Get to the meeting room or join the video call a few minutes early. This lets you settle your nervous system before the meeting begins. You can also engage in low-stakes small talk with early arrivals, which “warms up” your speaking muscles and makes your first contribution feel less like a cold start.

3. Choose Your Seat Strategically

Sitting where you can see the meeting leader makes it easier to make eye contact when you want to speak. Avoid corners or seats behind others where you feel invisible. Being visible actually makes speaking up easier—you’re already “in” the conversation spatially.

During the Meeting: Practical Tactics

1. Speak Early

The longer you wait, the higher your anxiety builds. Aim to say something—anything—in the first few minutes. It could be as simple as agreeing with a point someone made: “I think Sarah’s point about timeline is important.” This breaks the seal and makes subsequent contributions easier.

2. Use Sentence Starters

When your mind is racing, it helps to have ready-made entry points. Keep these phrases in your back pocket: “Building on what [name] said…” “I have a question about…” “One thing I’m wondering is…” “Can I add something here?” “I want to make sure I understand…”

These phrases do double duty: they signal you want to speak and give you a framework for what comes next.

3. Accept Imperfection

Your contribution doesn’t need to be brilliant, fully formed, or eloquent. In meetings, people speak in incomplete thoughts all the time. “I’m not sure if this is fully baked, but…” is a perfectly acceptable way to share an idea.

The goal is communication, not performance. Did you get your point across? Then you succeeded.

4. Use the HEART Protocol

If you feel anxiety rising, follow the HEART Protocol™️: Detect \&amp\; Disrupt, Anchor Your Attention, Allow, Ride the Wave, Take the Win. Detect \&amp\; Disrupt by noticing catastrophic thoughts and reminding yourself this isn’t actually dangerous. Shift your attention outward—to the speaker, the content, the room. Allow the anxiety to be present without fighting it. Ride the wave, knowing it will subside. Take the win afterward—you spoke up despite the anxiety.

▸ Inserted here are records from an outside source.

# open-genome/dna

Measured on AMD Instinct MI355X. Metric: MLM sequences/sec, DNABERT-2-117M seq_len=512, at 1/2/4/8 MI355X, higher is better.
Workload: dtype bf16

## Files before the change

### dna_amd/_native.py

```python
import ctypes
import os
import re

import torch

_HERE = os.path.dirname(os.path.abspath(__file__))
LIB_PATH = os.environ.get("DNA_AMD_LIB", os.path.join(_HERE, "lib", "libdna_amd.so"))
HEADER = os.path.join(os.path.dirname(_HERE), "include", "dna_amd.h")

F32, BF16, F16 = 0, 1, 2
ACT_NONE, ACT_GELU = 0, 1

_vp, _i, _u64, _f, _sz = ctypes.c_void_p, ctypes.c_int, ctypes.c_uint64, ctypes.c_float, ctypes.c_size_t
_i64 = ctypes.c_int64

_SIGS = {
    "dna_abi_version": (_i, []),
    "dna_last_error": (ctypes.c_char_p, []),
    "dna_attn_fwd": (_i, [_vp, _vp, _vp, _i, _i, _i, _i, _i, _f, _vp, _vp, _vp]),
    "dna_attn_bwd": (_i, [_vp, _vp, _vp, _vp, _vp, _vp, _i, _i, _i, _i, _i, _f, _vp, _vp, _vp]),
    "dna_attn_bwd_ex": (_i, [_vp, _vp, _vp, _vp, _vp, _vp, _i, _i, _i, _i, _i, _f, _vp, _vp, _vp, _vp]),
    "dna_attn_dbias_part_rows": (_i, [_i, _i]),
    "dna_flash_lse_rows": (_i, [_i]),
    "dna_flash_fwd": (_i, [_vp, _i, _vp, _i, _i, _i64, _i64, _i64, _i, _i, _i, _i, _i, _f, _vp, _vp, _vp]),
    "dna_flash_bwd": (_i, [_vp, _i, _vp, _i, _i, _i64, _i64, _i64, _vp, _vp, _vp, _i, _i, _i, _i, _i,
                           _f, _vp, _vp, _vp]),
    "dna_colsum_f32": (_i, [_vp, _i, _i, _vp, _i, _vp]),
    "dna_colsum_bf16_workspace": (_sz, [_i, _i]),
    "dna_colsum_bf16": (_i, [_vp, _i, _i, _vp, _i, _vp, _sz, _vp]),
    "dna_flip_rows": (_i, [_vp, _i, _i, _sz, _vp, _vp]),
    "dna_causal_conv1d_fwd": (_i, [_vp, _sz, _i, _vp, _vp, _i, _i, _i, _i, _i, _vp, _vp]),
    "dna_causal_conv1d_part_rows": (_sz, [_i, _i]),
    "dna_causal_conv1d_bwd": (_i, [_vp, _sz, _i, _vp, _vp, _vp, _i, _i, _i, _i, _i, _vp, _sz, _vp, _vp]),
    "dna_hyena_shortconv_fwd": (_i, [_vp, _i, _vp, _vp, _i, _i, _i, _i, _i, _vp, _vp, _vp]),
    "dna_hyena_shortconv_part_elems": (_sz, [_i, _i, _i, _i, _i]),
    "dna_hyena_shortconv_bwd": (_i, [_vp, _i, _vp, _vp, _i, _i, _i, _i, _i, _vp, _vp, _vp, _vp, _vp]),
    "dna_hyena_gate_out_fwd": (_i, [_vp, _vp, _i, _i, _i, _i, _sz, _vp, _vp]),
    "dna_hyena_gate_out_bwd": (_i, [_vp, _vp, _vp, _i, _i, _i, _i, _sz, _vp, _vp, _vp]),
    "dna_hyena_modulate_t_fwd": (_i, [_vp, _i, _vp, _vp, _f, _i, _i, _i, _vp, _vp]),
    "dna_hyena_modulate_t_bwd": (_i, [_vp, _vp, _vp, _f, _i, _i, _i, _vp, _i, _vp]),
    "dna_hyena_filter_part_elems": (_i, [_i, _i, _i, _i]),
    "dna_hyena_filter_part_stride": (_i, [_i, _i, _i]),
    "dna_hyena_filter_fwd": (_i, [_vp, _vp, _vp, _vp, _vp, _i, _vp, _vp, _vp, _vp, _f, _i, _i, _i, _i,
                                  _vp, _vp]),
    "dna_hyena_filter_bwd": (_i, [_vp, _vp, _vp, _vp, _vp, _i, _vp, _vp, _vp, _vp, _f, _i, _i, _i, _i,
                                  _vp, _vp, _vp, _vp]),
    "dna_hyena_filter_finish": (_i, [_vp, _i, _i, _i, _vp, _vp]),
    "dna_ln_fwd": (_i, [_vp, _i, _vp, _i, _f, _u64, _u64, _vp, _vp, _vp, _i, _i, _f, _vp, _vp,
                        _vp, _vp, _vp]),
    "dna_ln_bwd_workspace": (_sz, [_i, _i]),
    "dna_ln_bwd": (_i, [_vp, _vp, _vp, _i, _vp, _i, _f, _u64, _u64, _vp, _vp, _vp, _vp, _i, _i,
                        _vp, _vp, _vp, _vp, _vp, _vp, _sz, _vp]),
    "dna_ln_bwd_from_y": (_i, [_vp, _vp, _vp, _i, _f, _u64, _u64, _vp, _vp, _vp, _i, _i, _vp,
                               _vp, _vp, _vp, _vp, _vp, _sz, _vp]),
# ... 124 lines not shown
```

### dna_amd/csrc/attention.hip

```cpp
#include <stdlib.h>

#include <algorithm>
#include <type_traits>

#include "common.h"

namespace dna {
namespace attn {

constexpr int D = 64;
constexpr int BQ = 128;
constexpr int BK = 64;
constexpr float LOG2E = 1.4426950408889634f;
constexpr float LN2 = 0.6931471805599453f;
constexpr float PAD_BIAS = -10000.0f;

typedef __attribute__((address_space(3))) bf16x4 lds_bf16x4;
typedef __attribute__((ext_vector_type(4))) short s16x4;

__device__ __forceinline__ int swz_key(int r) {
  const int k = (r >> 1) & 7;
  return ((k & 1) << 2) | (k & 2) | ((k >> 2) & 1);
}
__device__ __forceinline__ int swz(int r, int c) {
// ... 1264 lines not shown
__device__ __forceinline__ float sum32(float x) {
  x += dppf<0xB1>(x);
  x += dppf<0x4E>(x);
  x += dppf<0x141>(x);
  x += dppf<0x140>(x);
  return x + __shfl_xor(x, 16, 64);
}

__device__ __forceinline__ void mfma_acc(f32x16& acc, const bf16x8& a, const bf16x8& b) {
  asm volatile("s_nop 1\n\tv_mfma_f32_32x32x16_bf16 %0, %1, %2, %0" : "+a"(acc) : "v"(a), "v"(b));
}
__device__ __forceinline__ void acc_fence(f32x16& x, f32x16& y) {
  asm volatile("s_nop 7\n\ts_nop 7\n\ts_nop 7" : "+a"(x), "+a"(y));
}
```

What If You Lose Your Train of Thought?

It happens. You start speaking and suddenly your mind goes blank. Options that work: “Actually, let me think about that for a second and come back to it.” “Sorry, lost my train of thought—the gist is [simple version].” “You know what, I need to think this through more. Can I follow up after the meeting?”

All of these are completely normal things that people without anxiety say regularly. You’re allowed to be human.

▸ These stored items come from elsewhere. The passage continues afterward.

constexpr int RP_THREADS = 1024, RP_ITEMS = 7, RP_BITS = 8;
template <int SRC>
__global__ __launch_bounds__(RP_THREADS) void k_rs_pair_pass(const uint32_t *__restrict__ kin, const uint4 *__restrict__ pin,
                                                             uint32_t *__restrict__ kout, uint4 *__restrict__ pout, uint64_t n,
                                                             uint32_t n_tiles, unsigned shift,
                                                             const unsigned long long *__restrict__ digit_base,
                                                             unsigned long long *__restrict__ state, uint32_t epoch,
                                                             uint32_t *__restrict__ ticket, uint32_t *__restrict__ fail,
                                                             const StageSource S, uint32_t *__restrict__ lowout, uint32_t fault)
{
    constexpr bool STAGE = SRC == 1, ROWS = SRC == 2;
    constexpr uint32_t THREADS = RP_THREADS, ITEMS = RP_ITEMS, RADIX = 1u << RP_BITS, WAVES = THREADS / 64, TILE = THREADS * ITEMS;
    __shared__ uint4 sp[TILE];
    __shared__ uint32_t skey[TILE];
    __shared__ uint16_t whist[WAVES][RADIX];
    __shared__ uint32_t lstart[RADIX];
    __shared__ unsigned long long goff[RADIX];
    __shared__ uint32_t wsum[RADIX / 64];
    __shared__ uint32_t s_tile;
// ... 644 lines not shown
                           (const uint32_t *)chunk_tile.p, n, n_passes, chunk_dir.p, hist.p);
    } else {
        hipLaunchKernelGGL(k_rs_hist32, dim3((unsigned)((n + 65535) / 65536)), dim3(256), 0, stream, keys, n, n_passes, hist.p);
    }
    SW_HIP(hipGetLastError());
    StateUse su = state_buf(stream, (size_t)n_tiles * RADIX);
    StateBuf &sb = su.b;
    const StageSource none{};
    const uint32_t fault = fault_rank();
    for (unsigned p = 0; p < n_passes; ++p) {
        hipLaunchKernelGGL(k_rs_scan<RP_BITS>, dim3(1), dim3(RADIX), 0, stream, hist.p + (size_t)p * RADIX, (unsigned long long *)nullptr);
        const uint32_t epoch = next_epoch(sb, stream);
        const dim3 grid((unsigned)std::min<uint64_t>(n_tiles, (uint64_t)grid_p));
        if (p == 0 && src) {
            auto first = src->rows ? k_rs_pair_pass<2> : k_rs_pair_pass<1>;
            hipLaunchKernelGGL(first, grid, dim3(RP_THREADS), 0, stream, (const uint32_t *)nullptr, (const uint4 *)nullptr,
                               keys_alt, reinterpret_cast<uint4 *>(vals_alt), n, (uint32_t)n_tiles, 0u,
                               (const unsigned long long *)hist.p, sb.p, epoch, tickets.p, d_fail, stage,
                               n_passes == 1 ? low_out : (uint32_t *)nullptr, fault);
            SW_HIP(hipGetLastError());
            if (after_first) after_first();
        } else {
            hipLaunchKernelGGL(k_rs_pair_pass<0>, grid, dim3(RP_THREADS), 0, stream, (const uint32_t *)keys,
                               reinterpret_cast<const uint4 *>(vals), keys_alt, reinterpret_cast<uint4 *>(vals_alt), n, (uint32_t)n_tiles,
                               RP_BITS * p, (const unsigned long long *)(hist.p + (size_t)p * RADIX), sb.p, epoch, tickets.p + p, d_fail,
                               none, p + 1 == n_passes ? low_out : (uint32_t *)nullptr, fault);
            SW_HIP(hipGetLastError());
        }
        std::swap(keys, keys_alt);
        std::swap(vals, vals_alt);
    }
}
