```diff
@@ -290,7 +303,25 @@
   using I0_ = std::integral_constant<int, 0>;
   using I1_ = std::integral_constant<int, 1>;
   using I2_ = std::integral_constant<int, 2>;
-  if (a.flags & MG_CONV_PIXNORM) {
+  if constexpr (KIND == SK_PN) {
+    tail_pn(std::integral_constant<bool, KPOOL>{});
+  } else if constexpr (KIND == SK_UNPOOL) {
+    tail_unpool();
+  } else if constexpr (KIND == SK_BLEND_BWD) {
+    tail_blend_bwd();
+  } else if constexpr (KIND == SK_BLEND_TAN) {
+    tail(I2_{}, F_{}, T_{}, F_{}, T_{});
+  } else if constexpr (KIND == SK_BLEND_FWD) {
+    tail(I0_{}, F_{}, T_{}, T_{}, T_{});
+  } else if constexpr (KIND == SK_MB_POOL) {
+    tail(I2_{}, T_{}, F_{}, F_{}, F_{});
+  } else if constexpr (KIND == SK_MASKF) {
+    tail(I1_{}, std::integral_constant<bool, KPOOL>{}, T_{}, F_{}, F_{});
+  } else if constexpr (KIND == SK_ACT_POOL_MOUT) {
+    tail(I0_{}, T_{}, F_{}, T_{}, F_{});
+  } else if constexpr (KIND == SK_ACT) {
+    tail(I0_{}, std::integral_constant<bool, KPOOL>{}, T_{}, F_{}, F_{});
+  } else if (a.flags & MG_CONV_PIXNORM) {
     if (a.y != nullptr) tail_pn(T_{});
     else tail_pn(F_{});
   } else if (a.flags & MG_CONV_UNPOOL) {
```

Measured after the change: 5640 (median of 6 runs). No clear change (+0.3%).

After the Meeting: Building Momentum

After each meeting, acknowledge what you did. Even if it was one small comment, that’s a win. This isn’t about toxic positivity—it’s about building a database of positive memories that your brain can reference.

Over time, each successful contribution makes the next one slightly easier. Your brain learns: “I spoke up and nothing terrible happened.” That’s how desensitization works.

A Note on Virtual Meetings

Video calls have their own challenges—the unmute dance, the eye contact awkwardness, the delay. Some tips that help: Use the chat function as a lower-stakes way to contribute. Keep your camera on so you stay engaged and visible. Use the “raise hand” feature rather than trying to jump in verbally. And remember that everyone looks a little awkward on video—it’s not just you.

Speaking up in meetings is a skill that improves with practice. Start small, be consistent, and celebrate the wins—even the tiny ones. Your voice matters, and your team benefits from hearing it.